Actian Avalanche is offered as a fully managed service, which implies no administrative overhead for organizations. As of this writing, it is available on AWS, Azure, and Google Cloud, as well as on-prem.
The measure of Actian Avalanche compute power is known as Avalanche Units (AU), which you pay for on an hourly basis when the compute resources are being used. You can spin up warehouses of varying sizes from 4 AU to 128AU. Warehouse sizes can be scaled up and down as business needs change. Once the compute warehouse goes inactive, you no longer pay. At the time of this writing, Avalanche is priced at $1.99 per AU per hour. Storage cost is separate.
Amazon Redshift
Amazon Web Services Redshift was the first managed data warehouse cloud service and continues to get a high level of mindshare in this category. It indeed ticks all the table stakes boxes for a cloud analytic database. Amazon Redshift is a fit for organizations needing a data warehouse with little to no administrative overhead and a clear, consistent pricing model. Amazon Web Services supports most of the databases in this report and then some.

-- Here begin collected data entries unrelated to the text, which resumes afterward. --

__device__ __forceinline__ void length_symbol(uint32_t len, uint32_t &sym, uint32_t &ebits, uint32_t &eval) {
    const uint32_t l = len - 3;
    const uint32_t msb = 31u - (uint32_t)__clz((int)(l | 4u));
    uint32_t e = msb - 2;
    uint32_t sy = 4 * (e + 1) + ((l >> e) & 3u);
    uint32_t ev = l & ((1u << e) - 1u);
    sy = l < 8 ? l : sy;
    const bool top = len == 258;
    sym = top ? 28u : sy;
    ebits = top ? 0u : e;
    eval = top ? 0u : ev;
}
__device__ __forceinline__ void dist_symbol0(uint32_t d, uint32_t &sym, uint32_t &ebits) {
    uint32_t m = 31u - (uint32_t)__clz((int)(d | 1u));
    ebits = m > 0 ? m - 1 : 0u;
    sym = 2 * m + ((d >> ebits) & 1u);
}
__device__ __forceinline__ uint32_t len_extra_bits(uint32_t lsym) { return (lsym < 8 || lsym >= 28) ? 0u : (lsym >> 2) - 1; }
__device__ __forceinline__ uint32_t dist_extra_bits(uint32_t dsym) { return dsym < 4 ? 0u : (dsym >> 1) - 1; }

__device__ __forceinline__ uint32_t stage_word(uint32_t base, uint32_t pos, uint32_t k4) { return base + __umulhi(pos, 1u << 27) * k4; }

__device__ __forceinline__ void stage_put(uint32_t *stage, uint32_t pos, uint32_t v, uint32_t n) {
    if (n == 0) return;
    if (n < 32) v &= (1u << n) - 1;
    uint32_t w = pos >> 5, s = pos & 31;
    atomicOr(&stage[w], v << s);
    if (s + n > 32) atomicOr(&stage[w + 1], v >> (32 - s));
}

__device__ __forceinline__ void stage_or(const Smem &sm, uint32_t pos, uint32_t v, uint32_t n) {
    const uint32_t sh = pos & 31u, wa = DF_OFF_STAGE + ((pos >> 5) << 2);
    sm.red_or32(wa, v << sh);
    if (sh + n > 32) sm.red_or32(wa + 4, v >> (32 - sh));
}

struct BitWriter {
    Smem sm;
    uint64_t acc;
    uint32_t nb, wa;
    __device__ __forceinline__ void init(const Smem &s, uint32_t bitoff) {
        sm = s; wa = DF_OFF_STAGE + (bitoff >> 5) * 4; nb = bitoff & 31; acc = 0;
    }
    __device__ __forceinline__ void put(uint32_t v, uint32_t n) {
        acc |= (uint64_t)v << nb;
        nb += n;
        if (nb >= 32) {
            sm.red_or32(wa, (uint32_t)acc);
            acc >>= 32; nb -= 32; wa += 4;
        }
    }
    __device__ __forceinline__ uint32_t bitpos() const { return ((wa - (uint32_t)DF_OFF_STAGE) << 3) + nb; }
    __device__ __forceinline__ void finish() {
        if (nb > 0) sm.red_or32(wa, (uint32_t)acc);
        if (nb > 32) sm.red_or32(wa + 4, (uint32_t)(acc >> 32));
    }
};

__device__ inline uint32_t block_excl_sum(uint32_t v, uint32_t *scan, uint32_t &total) {
    uint32_t incl = warp_incl_sum(v);
    if (lane_id() == 31) scan[warp_id()] = incl;
    __syncthreads();
    if (warp_id() == 0) {
        uint32_t w = lane_id() < (unsigned)DF_WARPS ? scan[lane_id()] : 0u;
        uint32_t wi = warp_incl_sum(w);
        scan[32 + lane_id()] = wi - w;
        if (lane_id() == 31) scan[31] = wi;
    }
    __syncthreads();
    uint32_t res = scan[32 + warp_id()] + incl - v;
    total = scan[31];
    __syncthreads();
    return res;
}

enum { DF_PH_LOAD, DF_PH_PARSE, DF_PH_M0, DF_PH_COVER, DF_PH_T_M1, DF_PH_D, DF_PH_E_SCAN, DF_PH_F_M3, DF_PH_FLUSH, DF_PH_UNITS,
       DF_PH_D_STATS, DF_PH_D_SWEEP1, DF_PH_D_SWEEP2, DF_PH_D_KRAFT, DF_PH_D_CANON, DF_PH_D_PASSES, DF_PH_COLS = DF_PH_D_PASSES + 8 };
constexpr int DF_PH_ROWS = 1024;
#if defined(MZ_DF_PHASES) && !defined(MZ_EMU)
__device__ unsigned long long g_df_phases[DF_PH_ROWS][DF_PH_COLS];
#define DF_PHASE_BEGIN(t) unsigned long long t = clock64()
#define DF_PHASE(t, ph)                                                                        \
    do {                                                                                       \
        if (threadIdx.x == 0 && blockIdx.x < (unsigned)DF_PH_ROWS) {                           \
            const unsigned long long now_ = clock64();                                         \
            atomicAdd(&g_df_phases[blockIdx.x][ph], now_ - (t));                               \
            if ((ph) == DF_PH_LOAD) atomicAdd(&g_df_phases[blockIdx.x][DF_PH_UNITS], 1ull);   \
            (t) = now_;                                                                        \
        }                                                                                      \
    } while (0)
#define DF_PHASE_COUNT(col)                                                                                          \
    do {                                                                                                             \
        if (threadIdx.x == 0 && blockIdx.x < (unsigned)DF_PH_ROWS) atomicAdd(&g_df_phases[blockIdx.x][col], 1ull); \
    } while (0)
#else
#define DF_PHASE_BEGIN(t)
#define DF_PHASE(t, ph)
#define DF_PHASE_COUNT(col)
#endif

constexpr int DF_BB_THREADS = 320;
enum { BB_STAT = 0 , BB_KRAFT = 8 , BB_SLACK = 136 ,
       BB_CNTW = 144 ,
       BB_NZ = 464 , BB_ST = 474 ,
       BB_HSUM = 484 , BB_HDRBITS = 494  };

constexpr uint64_t CL_LENS = 0x12ddad91b725bb4ull;
constexpr uint64_t CL_CODE_LO = 0x840013930ef3c6ull, CL_CODE_HI = 0xd5c7fdf6cb149ull;
constexpr uint64_t CL_ORDER57 = 0x1b6d6db248db92dull;
__device__ __forceinline__ uint32_t cl_len(uint32_t s) { return (uint32_t)(CL_LENS >> (3 * s)) & 7u; }
__device__ __forceinline__ uint32_t cl_code(uint32_t s) {
    return s < 10 ? (uint32_t)(CL_CODE_LO >> (6 * s)) & 63u : (uint32_t)(CL_CODE_HI >> (6 * (s - 10))) & 63u;
}

__device__ __forceinline__ void bb_count_lengths(uint32_t *cntw_row, uint32_t L, unsigned lane, unsigned &m) {
    if (lane < 16) cntw_row[lane] = 0;
    __syncwarp();
    m = __match_any_sync(MZ_FULL_MASK, L);
    if (L > 0 && lane == (unsigned)(__ffs((int)m) - 1)) cntw_row[L] = (uint32_t)__popc(m);
    __syncwarp();
}

__device__ inline void block_build_codes(const uint32_t *hist_ll, const uint32_t *hist_lit2, const uint32_t *hist_d, uint8_t *lens_ll, uint8_t *lens_d,
                                         uint32_t *code_ll, uint32_t *code_d, uint8_t *bits_ll, uint8_t *bits_d, uint32_t *bb,
                                         uint32_t *stage, uint32_t hdrpos, uint32_t bfinal) {
    const uint32_t tid = threadIdx.x;
    const unsigned lane = lane_id(), w = warp_id();
    const int a = tid < 288 ? 0 : (tid < 320 ? 1 : 2);
    const uint32_t sym = a == 0 ? tid : tid - 288;
    const uint32_t nsym = a == 0 ? 286u : 30u;
    const int M = 15;
    const uint32_t one = 1u << M;
    const uint32_t w0 = a == 0 ? 0u : 9u;
    uint32_t c = (a < 2 && sym < nsym) ? (a == 0 ? hist_ll[sym] + (sym < 256 ? hist_lit2[sym] : 0u) : hist_d[sym]) : 0u;
    DF_PHASE_BEGIN(d_t);

    if (tid < 144) bb[tid] = (tid == BB_STAT + 2 || tid == BB_STAT + 6) ? 0xffffffffu : 0u;
    bar_sync(1, DF_BB_THREADS);
    if (a < 2) {
        uint32_t used_w = __reduce_add_sync(MZ_FULL_MASK, c ? 1u : 0u);
        uint32_t tot_w = __reduce_add_sync(MZ_FULL_MASK, c);
        uint32_t first_w = __reduce_min_sync(MZ_FULL_MASK, c ? sym : 0xffffffffu);
        if (lane == 0) {
            atomicAdd(&bb[BB_STAT + a * 4 + 0], used_w);
            atomicAdd(&bb[BB_STAT + a * 4 + 1], tot_w);
            atomicMin(&bb[BB_STAT + a * 4 + 2], first_w);
        }
    }
    bar_sync(1, DF_BB_THREADS);
    DF_PHASE(d_t, DF_PH_D_STATS);
    float ideal = 0.f;
    if (a < 2) {
        uint32_t used = bb[BB_STAT + a * 4 + 0], total = bb[BB_STAT + a * 4 + 1], fu = bb[BB_STAT + a * 4 + 2];
        if (used < 2) {
            uint32_t d0 = used == 0 ? 0u : (fu == 0 ? 1u : 0u);
            uint32_t d1 = used == 0 ? 1u : d0;
            if ((sym == d0 || sym == d1) && c == 0) c = 1;
            total += 2 - used;
        }
        if (c) ideal = __log2f((float)total) - __log2f((float)c);
// ... 130 lines not shown
        if (a == 0) {
            const uint32_t eb = sym >= 257 ? len_extra_bits(sym - 257) : 0u;
            lens_ll[sym] = (uint8_t)L;
            code_ll[sym] = cw | (eb << 20);
            bits_ll[sym] = (uint8_t)(L + eb);
        } else {
            lens_d[sym] = (uint8_t)L;
            code_d[sym] = cw;
            bits_d[sym] = (uint8_t)(L + dist_extra_bits(sym));
        }
    }
    const unsigned nz = __ballot_sync(MZ_FULL_MASK, L != 0);
    if (lane == 0) bb[BB_NZ + w] = nz;
    bar_sync(1, DF_BB_THREADS);
    DF_PHASE(d_t, DF_PH_D_CANON);
    const uint32_t hlit = 256u + 32u - (uint32_t)__clz((int)bb[BB_NZ + 8]);
    const uint32_t hdw = bb[BB_NZ + 9];
    const uint32_t hdist = hdw ? 32u - (uint32_t)__clz((int)hdw) : 1u;
    const uint32_t nlen = a == 0 ? hlit : hdist;
    const bool valid = sym < nlen;
    const uint32_t prevL = sym == 0 ? 0xffu : (a == 0 ? lens_ll[sym - 1] : lens_d[sym - 1]);
    const unsigned st = __ballot_sync(MZ_FULL_MASK, (valid && prevL != L) || sym == nlen);
    if (lane == 0) bb[BB_ST + w] = st;
    bar_sync(1, DF_BB_THREADS);
    uint32_t nb = 0, val = 0;
    if (valid) {
        uint32_t m = st & (0xffffffffu >> (31u - lane)), ww = w;
        while (m == 0) m = bb[BB_ST + --ww];
        const uint32_t s0 = (ww - w0) * 32u + 31u - (uint32_t)__clz((int)m);
        m = lane == 31 ? 0u : st & (0xfffffffeu << lane);
        ww = w;
        while (m == 0) m = bb[BB_ST + ++ww];
        const uint32_t e0 = (ww - w0) * 32u + (uint32_t)__ffs((int)m) - 1u;
        const uint32_t k = sym - s0, R = e0 - s0;
        uint32_t cs = L, ev = 0, eb = 0;
        bool tok = true;
        if (L == 0) {
            const uint32_t full = (R / 138u) * 138u, rem = R - full;
            if (k < full) { tok = k % 138u == 0; cs = 18; ev = 127; eb = 7; }
            else if (rem >= 11) { tok = k == full; cs = 18; ev = rem - 11; eb = 7; }
            else if (rem >= 3) { tok = k == full; cs = 17; ev = rem - 3; eb = 3; }
        } else if (k > 0) {
            const uint32_t k1 = k - 1, rest = R - 1, full = (rest / 6u) * 6u, rem = rest - full;
            if (k1 < full) { tok = k1 % 6u == 0; cs = 16; ev = 3; eb = 2; }
            else if (rem >= 3) { tok = k1 == full; cs = 16; ev = rem - 3; eb = 2; }
        }
        if (tok) {
            const uint32_t cl = cl_len(cs);
            nb = cl + eb;
            val = cl_code(cs) | (ev << cl);
        }
    }
    const uint32_t incl = warp_incl_sum(nb);
    if (lane == 31) bb[BB_HSUM + w] = incl;
    bar_sync(1, DF_BB_THREADS);
    uint32_t off = incl - nb, total = 0;
    for (uint32_t ww = 0; ww < 10; ww++) {
        const uint32_t t = bb[BB_HSUM + ww];
        off += ww < w ? t : 0u;
        total += t;
    }
    if (nb) stage_put(stage, hdrpos + 17 + 57 + off, val, nb);
    if (tid == 0) {
        stage_put(stage, hdrpos, bfinal | (2u << 1) | ((hlit - 257u) << 3) | ((hdist - 1u) << 8) | (15u << 13), 17);
        bb[BB_HDRBITS] = 17 + 57 + total;
    }
    if (tid == 32) stage_put(stage, hdrpos + 17, (uint32_t)CL_ORDER57, 32);
    if (tid == 64) stage_put(stage, hdrpos + 17 + 32, (uint32_t)(CL_ORDER57 >> 32), 25);
}

__device__ __forceinline__ uint32_t extend_match8(const Smem &sm, uint32_t c, uint32_t q, uint32_t maxlen) {
    uint32_t len = 8;
    while (len < maxlen) {
        uint32_t x = sm.ld32u(DF_OFF_IN, q + len) ^ sm.ld32u(DF_OFF_IN, c + len);
        if (x) {
            len += (uint32_t)(__ffs((int)x) - 1) >> 3;
            break;
        }
        len += 4;
    }
    return len < maxlen ? len : maxlen;
}

__device__ __forceinline__ uint32_t opaque4() { return blockDim.x / (uint32_t)(DF_THREADS / 4); }

template <bool HIST>
__device__ __forceinline__ uint32_t hash_addr(uint32_t v, uint32_t k4) {
    return (HIST ? DFH_OFF_HASH : DF_OFF_HASH) + __umulhi(v * 2654435761u, 1u << (HIST ? DFH_HASH_BITS : DF_HASH_BITS)) * k4;
}

__device__ __forceinline__ uint32_t rec_len(uint32_t r) { uint32_t l = (r >> 3) & 255u; return l ? l + 3 : 0u; }

__device__ __forceinline__ uint32_t fin_len(uint32_t m) { return ((m >> 4) & 255u) + 3u; }
__device__ __forceinline__ uint32_t fin_dist(uint32_t m) { return ((m >> 12) & 0x7fffu) + 1u; }
template <bool ONEM>
__device__ __forceinline__ void span_classify(const Smem &sm, uint32_t A, uint32_t B, uint32_t q0, uint32_t cover, uint32_t &F, uint32_t &MA,
                                              uint32_t &MB) {
    const uint32_t lit = (A >> 26) | ((B >> 26) << 6);
    const uint32_t crel = cover > q0 ? cover - q0 : 0u;
    const uint32_t cr8 = crel < 8 ? crel : 8u;
    uint32_t ex = 0;
    MA = MB = 0;
#pragma unroll
    for (int r = 0; r < (ONEM ? 1 : 2); r++) {
        const uint32_t R = r == 0 ? A : B;
        const uint32_t j = R & 7u, end = j + rec_len(R);
        const uint32_t s = j > crel ? j : crel;
        const uint32_t Lf = (end > s ? end : s) - s;
        const uint32_t P = (s < 8u ? s : 8u) & 7u;
        const uint32_t M = Lf >= 3 ? (((Lf << 4) + (0x80000000u - (3u << 4))) | P | ((R << 1) & (0x7fffu << 12))) : 0u;
        if (r == 0) MA = M;
        else MB = M;
        ex = Lf - 1u < 2u ? Lf : ex;
    }
    F = ((lit >> cr8) << cr8) | (ex << 8);
    if (ex) {
        const uint32_t p = DF_OFF_IN + q0 + crel;
        F |= sm.ld8(p) << 16;
        if (ex == 2) F |= sm.ld8(p + 1) << 24;
    }
}

__device__ __forceinline__ uint32_t match_symbols(const Smem &sm, uint32_t M) {
    uint32_t ds, db;
    const uint32_t lsv = sm.ld16(DF_OFF_LSYM + ((M >> 3) & 0x1feu));
    const uint32_t d = fin_dist(M) - 1;
    dist_symbol0(d, ds, db);
    sm.red_add32(DF_OFF_HIST + (257u + (lsv & 31u)) * 4, 1u);
    sm.red_add32(DF_OFF_HIST + (288u + ds) * 4, 1u);
    return 0x80000000u | ((M & 7u) << 28) | ((d & ((1u << db) - 1u)) << 15) | (ds << 10) | lsv;
}
__device__ __forceinline__ uint32_t match_bits(const Smem &sm, uint32_t M) {
    const uint32_t n = sm.ld8(DF_OFF_BITS + 257u + (M & 31u)) + sm.ld8(DF_OFF_BITS + 288u + ((M >> 10) & 31u));
    return M ? n : 0u;
}
__device__ __forceinline__ void put_match_bits(const Smem &sm, uint32_t pos, uint32_t M) {
    const uint32_t cwl = sm.ld32(DF_OFF_CODE + (257u + (M & 31u)) * 4);
    const uint32_t cwd = sm.ld32(DF_OFF_CODE + (288u + ((M >> 10) & 31u)) * 4);
    const uint32_t cl = (cwl >> 16) & 15u, cd = (cwd >> 16) & 15u;
    const uint32_t v1 = (cwl & 0x7fffu) | (((M >> 5) & 31u) << cl);
    const uint32_t n1 = cl + ((cwl >> 20) & 15u);
    const uint32_t v2 = (cwd & 0x7fffu) | (((M >> 15) & 0x1fffu) << cd);
    const uint64_t V = (uint64_t)v1 | ((uint64_t)v2 << n1);
    const uint32_t lo = (uint32_t)V, hi = (uint32_t)(V >> 32);
    const uint32_t wa = stage_word(DF_OFF_STAGE, pos, opaque4());
    const uint32_t w0 = __funnelshift_l(0u, lo, pos), w1 = __funnelshift_l(lo, hi, pos), w2 = __funnelshift_l(hi, 0u, pos);
    sm.red_or32(wa, w0);
    sm.red_or32(wa + 4, w1);
    if (w2) sm.red_or32(wa + 8, w2);
}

We tested the latest RA3 Redshift engine, which introduced a new managed storage layer that is an upgrade from the tighter coupled storage on the older DS2 and DC2 instance types. For Redshift, we paid an hourly rate for when the cluster was running, but it also has a pause feature to stop billing.
Azure Synapse Analytics
On Azure Synapse Analytics, formerly known as Azure SQL Data Warehouse, storage is separate from the compute Data Warehouse Unit (DWU). This enables Azure Synapse to scale columnar storage capacity and compute resources independently. This capability adjusts to various workload demands, offering potential cost savings when demand is low. Synapse can pause and resume compute billing, in which only storage is billed during the paused time. Synapse achieves good balance in both configurability and simplicity, in a way that is both easy to administer and flexible in handling almost any usage pattern.
With Synapse, you can scale the compute DWU on the fly. We paid an hourly rate for the time when our cluster was active, but there is also a separate data storage charge for the SQL database underneath the Synapse engine.
Google BigQuery
Google BigQuery is a managed service with some interesting distinctions. Google abstracts the details of the underlying hardware, database, and all configurations. BigQuery is a hands-off database without indexes or column constraints. Defragmentation and system tuning are not required. A serverless solution, Google Cloud manages the servers in a fully hands-off manner for the customer, dynamically allocating storage and compute resources. The customer does not define nodes or the capacity of the BigQuery instance. The provisioning of compute is particularly fast and seamless.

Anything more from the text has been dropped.